# HELP!! AT WIT'S END w/ Jekyll/Hyde pidg!!



## cassixjewels (Apr 4, 2017)

I haven't posted on here in ages--prob since I rescued my pigeon back in Spring '17 (he was 4 days old). 

To the point my problem is he is a relentless bully! I probably would've made changes raising him but I had no plans to have a bird--just an animal lover who noticed a baby stuck in a grate w an abscessed leg. Anyway I hand raised him and splinted his leg so we are quite bonded. Thus, he chases and pecks and pulls fur from all the other animals ESP if they're near me until they wimper away but he will also corner attack them for no reason, too. He attacks me incessantly when I'm on the phone/talking. He pecks me incessantly especially on the sofa when I'm trying to work on my laptop. I've tried the get up and walk away but that gets old and isn't practical and as you all know pigeons are PERSISTENT AF!! If I tell him "no" in a stern voice he starts biting me harder. He's free flight 24/7 in the house so I tried putting him on time out when he'd bite for 15-30 min in an unused cage w a dark sheet over (someone with a conure said that worked--not for me). Did that for a couple days aaaand he's hating me now and is being so vicious coming up and biting me for no reason (I'm having to baby him to rebuild the trust). My problem is I'm at my wits end and anything I do except give in, he views as an aggressive act to challenge to the death. I need a way to stop the bad behaviors ESP the biting for attention 24/7. I've tried giving him more attention like playing foraging games with seeds in crumpled paper or giving corn for answering commands correctly or taking him to different windows on my hand & describing what we see which he loves but as soon as I stop and do something else the biting starts until I scratch him or give him attention.
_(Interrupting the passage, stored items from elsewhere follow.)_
template <int BLOCK, int Q, int NMET>
__device__ __forceinline__ void prune_masks(const float4* __restrict__ refs, const float4* __restrict__ boxes, int ntile,
                                            const float (&qx)[Q], const float (&qy)[Q], const float (&qz)[Q],
                                            buf_t ws, int prev_off, int count, unsigned need,
                                            unsigned long long (&un)[Q]) {
  float ub[Q][NMET];
#pragma unroll
  for (int k = 0; k < Q; ++k) {
    const bool ok = pt_index<BLOCK>(k) < count;
    unsigned w0 = 0u, w1 = 0u;
    const int voff = tid_x() * kNnRec, soff = prev_off + pt_base<BLOCK>(k) * kNnRec;
    if (ok) {
      if constexpr (NMET == 4) {
        const auto r = __builtin_amdgcn_raw_buffer_load_b64(ws, voff, soff, 0);
        w0 = r[0]; w1 = r[1];
      } else {
        w0 = __builtin_amdgcn_raw_buffer_load_b32(ws, voff, soff, 0);
      }
    }
    { const float4 r = refs[w0 & 0xffffu]; ub[k][0] = metric_sqdist<0>(r.x - qx[k], r.y - qy[k], r.z - qz[k]); }
    if constexpr (NMET == 4) {
      { const float4 r = refs[w0 >> 16]; ub[k][1] = metric_sqdist<1>(r.x - qx[k], r.y - qy[k], r.z - qz[k]); }
      { const float4 r = refs[w1 & 0xffffu]; ub[k][2] = metric_sqdist<2>(r.x - qx[k], r.y - qy[k], r.z - qz[k]); }
      { const float4 r = refs[w1 >> 16]; ub[k][3] = metric_sqdist<3>(r.x - qx[k], r.y - qy[k], r.z - qz[k]); }
    }
#pragma unroll
    for (int m = 0; m < NMET; ++m)
      ub[k][m] = (ok && ((need >> m) & 1u)) ? (ub[k][m] * 1.00001f + 1e-30f) : -1.f;
  }
  unsigned alo[Q], ahi[Q];
#pragma unroll
  for (int k = 0; k < Q; ++k) alo[k] = ahi[k] = 0u;
  auto test = [&](const float4 lo, const float4 hi, unsigned (&acc)[Q]) {
#pragma unroll
    for (int k = 0; k < Q; ++k) {
      const float dx = qx[k] - __builtin_amdgcn_fmed3f(qx[k], lo.x, hi.x);
      const float dy = qy[k] - __builtin_amdgcn_fmed3f(qy[k], lo.y, hi.y);
      const float dz = qz[k] - __builtin_amdgcn_fmed3f(qz[k], lo.z, hi.z);
      unsigned long long in;
      if constexpr (NMET == 4) {
        const float xx = dx * dx, yy = dy * dy;
        const float s3 = __builtin_fmaf(dy, dy, xx), s1 = __builtin_fmaf(dz, dz, yy), s2 = __builtin_fmaf(dz, dz, xx);
        const float s0 = __builtin_fmaf(dz, dz, s3);
        in = __builtin_amdgcn_ballot_w64(s0 <= ub[k][0]) | __builtin_amdgcn_ballot_w64(s1 <= ub[k][1]) |
             __builtin_amdgcn_ballot_w64(s2 <= ub[k][2]) | __builtin_amdgcn_ballot_w64(s3 <= ub[k][3]);
      } else {
        in = __builtin_amdgcn_ballot_w64(__builtin_fmaf(dz, dz, __builtin_fmaf(dy, dy, dx * dx)) <= ub[k][0]);
      }
      acc[k] = shift_in_mask(acc[k], in);
    }
  };
  auto run = [&](int t_first, int t_last, unsigned (&acc)[Q]) {
    float4 lo = boxes[2 * t_first], hi = boxes[2 * t_first + 1];
    for (int t = t_first; t >= t_last; --t) {
      const int tn = t > 0 ? t - 1 : 0;
      const float4 nlo = boxes[2 * tn], nhi = boxes[2 * tn + 1];
      test(lo, hi, acc);
      lo = nlo; hi = nhi;
    }
  };
  if (ntile > 32) run(ntile - 1, 32, ahi);
  run((ntile < 32 ? ntile : 32) - 1, 0, alo);
#pragma unroll
  for (int k = 0; k < Q; ++k) un[k] = ((unsigned long long)ahi[k] << 32) | alo[k];
}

This is not feasible. I'm literally fed up! He can be so sweet and is certainly bonded to me and I love him dearly as I hand raised him (he follows me everywhere and is extremely possessive) but he can also be a huge bully and anything I do to stop the bad behavior results in heightened, persistent aggression & biting.

ANY help, advice or techniques would be greatly appreciated. There just isn't much info out there on training pigeons--it's all focused on the typical pet birds and those techniques don't work on pigeons. However having taught mine a few commands very quickly when he was quite young I know they are smart & teachable.


----------



## beachwood45789 (Jul 15, 2014)

Hi, have you ever tried to get him or her a mate??? Robert


----------



## cwebster (Dec 11, 2010)

He sounds like he needs a mate.


----------



## 8790 (Oct 21, 2019)

If you can, get him a mate.


----------



## cassixjewels (Apr 4, 2017)

cwebster said:


> He sounds like he needs a mate.


Huge factor I forgot to mention re: the mate--I know I know but It's not feasible for me to get him a mate. Hell taking in ONE bird of any sort was not in the plan and tho he is now an addition to the fam he does create tension/strain that did not previously exist. 
The only time I can get him to simmer is to put out the fake eggs in the nest bowl but I don't do this often since it taxes his body sitting almost consecutively for 3 wks.
Is there such thing as a pigeon/dove trainer? Can I curb some behaviors even if only the incessant biting for attn?


----------



## Marina B (May 5, 2011)

He views you as his mate and is just doing the natural thing a male does with a female "driving" you to the nest to lay eggs. Has he ever mated with your hand? That's why he cools down when you produce the fake eggs. If putting out fake eggs help, then keep on doing it and remove them when he loses interest.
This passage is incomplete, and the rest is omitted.